What I like about CDK, is that you can write real code, and it supports a wide range of languages, although typescript is the best experience.

Provided that you don't use any of the `fromLookup` type functions, you can run and test the code without needing any actual credentials to your cloud provider.

CDK essentially complies your code into a cloudformation template, you can run the build without credentials, then deploy the built cloudformation template separately.

You don't need to worry about your terraform server crashing half way though a deployment, because cloudformation runs the actual deployment.

[0]: https://github.com/aws/aws-cdk

chuckadams · 6 months ago

My main problem with CDK is that it only outputs a CloudFormation stack. I can sign up for a new cloud account, spin up a k8s cluster, deploy everything to it, and restore the database snapshot faster than CF will finish a job that's stuck on UPDATE_CLEANUP_IN_PROGRESS.

Of course there's also cdk8s, but I'll probably go with Pulumi instead if I need that. Right now I'm happy with helmfile, though not so much with helm itself. So I'll definitely be giving Yoke a look.

cedws · 6 months ago

In your experience how often have you had template builds succeed but then fail at apply time? This kind of issue is what I find most frustrating about IaC today, your 'code' 'compiling' means nothing because all of the validations are serverside, and sometimes you won't find out something's wrong until Terraform is already half done applying. I want to be able to declare my infrastructure, be able to fully validate it offline, and have it work first try when I apply it.

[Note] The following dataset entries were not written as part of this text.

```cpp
int volym_wl_trim_list(const ListSettings* set, const CapturedLaunch* job, uint32_t capacity, const volym_wl_list* in, const uint32_t* times, volym_wl_list* out)
{
    if (!set || !job || !arrays(in) || !times || !arrays(out)) return VOLYM_E_INVALID;
    WorkList w;
    if (!trim_list(*set, *job, capacity, list_in(*in), times, w)) return 0;
    const int rc = list_out(w, out);
    return rc == VOLYM_OK ? 1 : rc;
}

int volym_wl_list_to_device_form(const ShardGrid* g, const uint32_t* entries, uint32_t n, uint32_t* out)
{
    if (!g || !entries || !out) return VOLYM_E_INVALID;
    list_to_device_form(*g, std::vector<uint32_t>(entries, entries + n), out);
    return VOLYM_OK;
}

int volym_wl_costs_to_items(const volym_wl_list* list, const uint16_t* cost, uint32_t n_entries, uint16_t* item_cost, uint32_t n_items)
{
    if (!arrays(list) || !cost || !item_cost) return VOLYM_E_INVALID;
    std::vector<uint16_t> v(item_cost, item_cost + n_items);
    costs_to_items(list_in(*list), cost, n_entries, v);
    std::copy(v.begin(), v.end(), item_cost);
    return VOLYM_OK;
}

}
```

### volym_amd/csrc/worklist.hpp

```cpp
#pragma once

#include <cstddef>
#include <cstdint>
#include <vector>

#include "worklist_entry.h"

namespace volym {

struct WorkList {
    std::vector<uint32_t> entries;
    uint32_t grid = 0;
    uint64_t view_serial = 0;
    bool has_dp = false;
    bool trimmable = false;
    uint32_t trim_round = 0;
    bool final_for_view = false;
    std::vector<uint16_t> shares;
};

struct ShardGrid {
    uint32_t W = 0, H = 0, tiles_x = 0, tiles_y = 0;
    uint32_t rank = 0, world = 1, n_local = 0;
};

struct ListSettings {
    int dp_min_cost = -1;
    uint32_t dp_share_pct = 60;
    uint32_t dp_floor = 64;
    int dilate = -1;
    bool super_fill = true;
    bool only_quarters = false;
    uint32_t dev_drop_tenths = 0;
    uint32_t trim_rounds = 0;
    uint32_t prio_tenths[3] = {3, 6, 10};
};

struct CapturedLaunch {
    uint64_t view_serial = 0;
    bool captured_has_dp = false;
    bool continuous = false;
    bool plain = false;
    uint32_t max_grid = 0, waves = 16;
    uint32_t grid = 0;
};

std::vector<uint32_t> build_geometric(const ShardGrid& g);
void deal_list(const ShardGrid& g, const ListSettings& set, const CapturedLaunch& job, bool moving, const std::vector<uint16_t>& measured_cost,
               std::vector<uint8_t>& item_is_dp, const std::vector<uint32_t>& geometric, WorkList& out);
bool trim_list(const ListSettings& set, const CapturedLaunch& job, size_t capacity, const WorkList& in, const uint32_t* times, WorkList& out);
void list_to_device_form(const ShardGrid& g, const std::vector<uint32_t>& entries, uint32_t* out);
void costs_to_items(const WorkList& list, const uint16_t* cost, uint32_t n_entries, std::vector<uint16_t>& item_cost);

}

extern "C" {
struct volym_wl_list {
    uint32_t* entries;
    uint16_t* shares;
    uint32_t capacity, n, grid, trim_round;
    uint64_t view_serial;
    uint8_t has_dp, trimmable, final_for_view;
};
int volym_wl_build_geometric(const volym::ShardGrid* g, uint32_t* out, uint32_t capacity, uint32_t* n_out);
int volym_wl_deal_list(const volym::ShardGrid* g, const volym::ListSettings* set, const volym::CapturedLaunch* job, int moving, const uint16_t* cost, uint8_t* item_is_dp,
                       uint32_t n_items, const uint32_t* geometric, uint32_t n_geometric, volym_wl_list* out);
int volym_wl_trim_list(const volym::ListSettings* set, const volym::CapturedLaunch* job, uint32_t capacity, const volym_wl_list* in, const uint32_t* times, volym_wl_list* out);
int volym_wl_list_to_device_form(const volym::ShardGrid* g, const uint32_t* entries, uint32_t n, uint32_t* out);
int volym_wl_costs_to_items(const volym_wl_list* list, const uint16_t* cost, uint32_t n_entries, uint16_t* item_cost, uint32_t n_items);
}
```

Measured before the change: 88590.

## Batch-classify tail work items per wave and fill empty tiles without marching

Adds a host-computed tail_row marking where the list's trailing low-cost items begin. Past that row each wave grabs a batch of up to 64 tickets at once and classifies every tile cooperatively. Empty or missed tiles are filled directly, and only tiles that still need marching are queued in a per-wave LDS bitmask. The change also reads the 16x16 tile-mask bits in one call through the constant address space, reuses them for the 8x8 subtiles, and only reclassifies when the hull test says march. The aim is to cut per-item grab and launch overhead for the many cheap, culled tail tiles, at the cost of extra wave-level serial loops and more complex ticket bookkeeping.

```diff
diff --git a/volym_amd/csrc/raymarch.hip b/volym_amd/csrc/raymarch.hip
--- a/volym_amd/csrc/raymarch.hip
+++ b/volym_amd/csrc/raymarch.hip
@@ -240,6 +240,8 @@
                 job.error = "work list larger than its buffers";
             } else {
                 list_to_device_form(shard_grid(c), s.lists[next].entries, s.h_list_pinned);
+                s.lists[next].tail_row = list_tail_row(s.lists[next].entries.data(), s.lists[next].shares.size() == s.lists[next].entries.size() ? s.lists[next].shares.data() : nullptr,
+                                                       s.lists[next].entries.size(), s.lists[next].grid);
                 e = hipMemcpyAsync(s.d_list[next], s.h_list_pinned, s.lists[next].entries.size() * 2u * sizeof(uint32_t), hipMemcpyHostToDevice, s.copy_stream);
                 if (e == hipSuccess) e = hipEventRecord(s.ev_list, s.copy_stream);
                 if (e == hipSuccess) e = hipEventSynchronize(s.ev_list);
@@ -873,6 +875,7 @@
         const uint32_t waves = ((table && no_imp) || !wide12) ? PQ_WAVES : PQ_WAVES_WIDE;
         const uint32_t want = (n_items + waves - 1) / waves;
         const uint32_t pgrid = wl.grid ? wl.grid : std::max(1u, std::min(want, max_grid(c)));
+        fp.tail_row = wl.grid ? wl.tail_row : (n_items + pgrid - 1u) / pgrid;
 #define VOLYM_PQ_LAUNCH_J(T, KS, I, B, R, WV, J)                                                                                 \
     hipLaunchKernelGGL((volym_raymarch_pq_kernel<T, COUNT && I, TRACE, KS, I, B, R, WV, J>), dim3(pgrid), dim3(WV * 64), 0, s.stream, c->d_vol,  \
                        c->d_imp, s.d_tables, s.d_df, reinterpret_cast<const uint2*>(s.d_list[s.cur]), n_items, cost_out, d_shard, d_frame, s.d_f32, cnt, trace, fp)
diff --git a/volym_amd/csrc/raymarch_device.h b/volym_amd/csrc/raymarch_device.h
--- a/volym_amd/csrc/raymarch_device.h
+++ b/volym_amd/csrc/raymarch_device.h
@@ -49,6 +49,7 @@
     float rcp_w, rcp_h;
     float setup_lo;
     uint32_t rect[4];
+    uint32_t tail_row;
 };
 
 template <size_t OFFSET>
diff --git a/volym_amd/csrc/raymarch_pq.h b/volym_amd/csrc/raymarch_pq.h
--- a/volym_amd/csrc/raymarch_pq.h
+++ b/volym_amd/csrc/raymarch_pq.h
@@ -56,8 +56,23 @@
 }
 __device__ __forceinline__ bool tile_mask_bit(const FrameParams& fp, uint32_t t8x, uint32_t t8y)
 {
+    const auto* tm = (const __attribute__((address_space(4))) uint32_t*)fp.tile_mask;
     const uint32_t bit = t8y * fp.mask_t8x + t8x;
-    return ((fp.tile_mask[bit >> 5] >> (bit & 31u)) & 1u) != 0u;
+    return ((tm[bit >> 5] >> (bit & 31u)) & 1u) != 0u;
+}
+__device__ __forceinline__ uint32_t tile_mask_bits16(const FrameParams& fp, uint32_t tx16, uint32_t ty16)
+{
+    const auto* tm = (const __attribute__((address_space(4))) uint32_t*)fp.tile_mask;
+    const uint32_t b0 = ty16 * 2u * fp.mask_t8x + tx16 * 2u, b1 = b0 + 1u, b2 = b0 + fp.mask_t8x, b3 = b2 + 1u;
+    const uint32_t w0 = tm[b0 >> 5], w1 = tm[b1 >> 5], w2 = tm[b2 >> 5], w3 = tm[b3 >> 5];
+    return ((w0 >> (b0 & 31u)) & 1u) | (((w1 >> (b1 & 31u)) & 1u) << 1) | (((w2 >> (b2 & 31u)) & 1u) << 2) | (((w3 >> (b3 & 31u)) & 1u) << 3);
+}
+__device__ __forceinline__ uint32_t classify_tile_masked(const FrameParams& fp, const HullEdge& edge, uint32_t lane, uint32_t tx16, uint32_t ty16, uint32_t want,
+                                                          float x0, float y0, float extent)
+{
+    const uint32_t cls = classify_tile(fp, edge, lane, x0, y0, extent, false);
+    if (cls != TILE_MARCH || !(fp.cull & CULL_TILE_MASK) || (tile_mask_bits16(fp, tx16, ty16) & want) != 0u) return cls;
+    return classify_tile(fp, edge, lane, x0, y0, extent, true);
 }
 struct PqKernelArgs {
     const uint8_t* vol; const uint8_t* imp; const FrameTables* tables; const uint8_t* df4; const uint2* order; uint32_t n_items; uint16_t* cost;
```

I find Pulumi very nice here because it persists state after every successful resource creation. If it breaks somewhere in the middle, the next run will just pick up where it left off last time.

CDK… well, CDK doesn’t get in an invalid state often either, but that’s because it spends 30m rolling back every time something goes wrong.

I've had less such issues with CDK, versus raw cloudformation, or terraform, but it can still happen.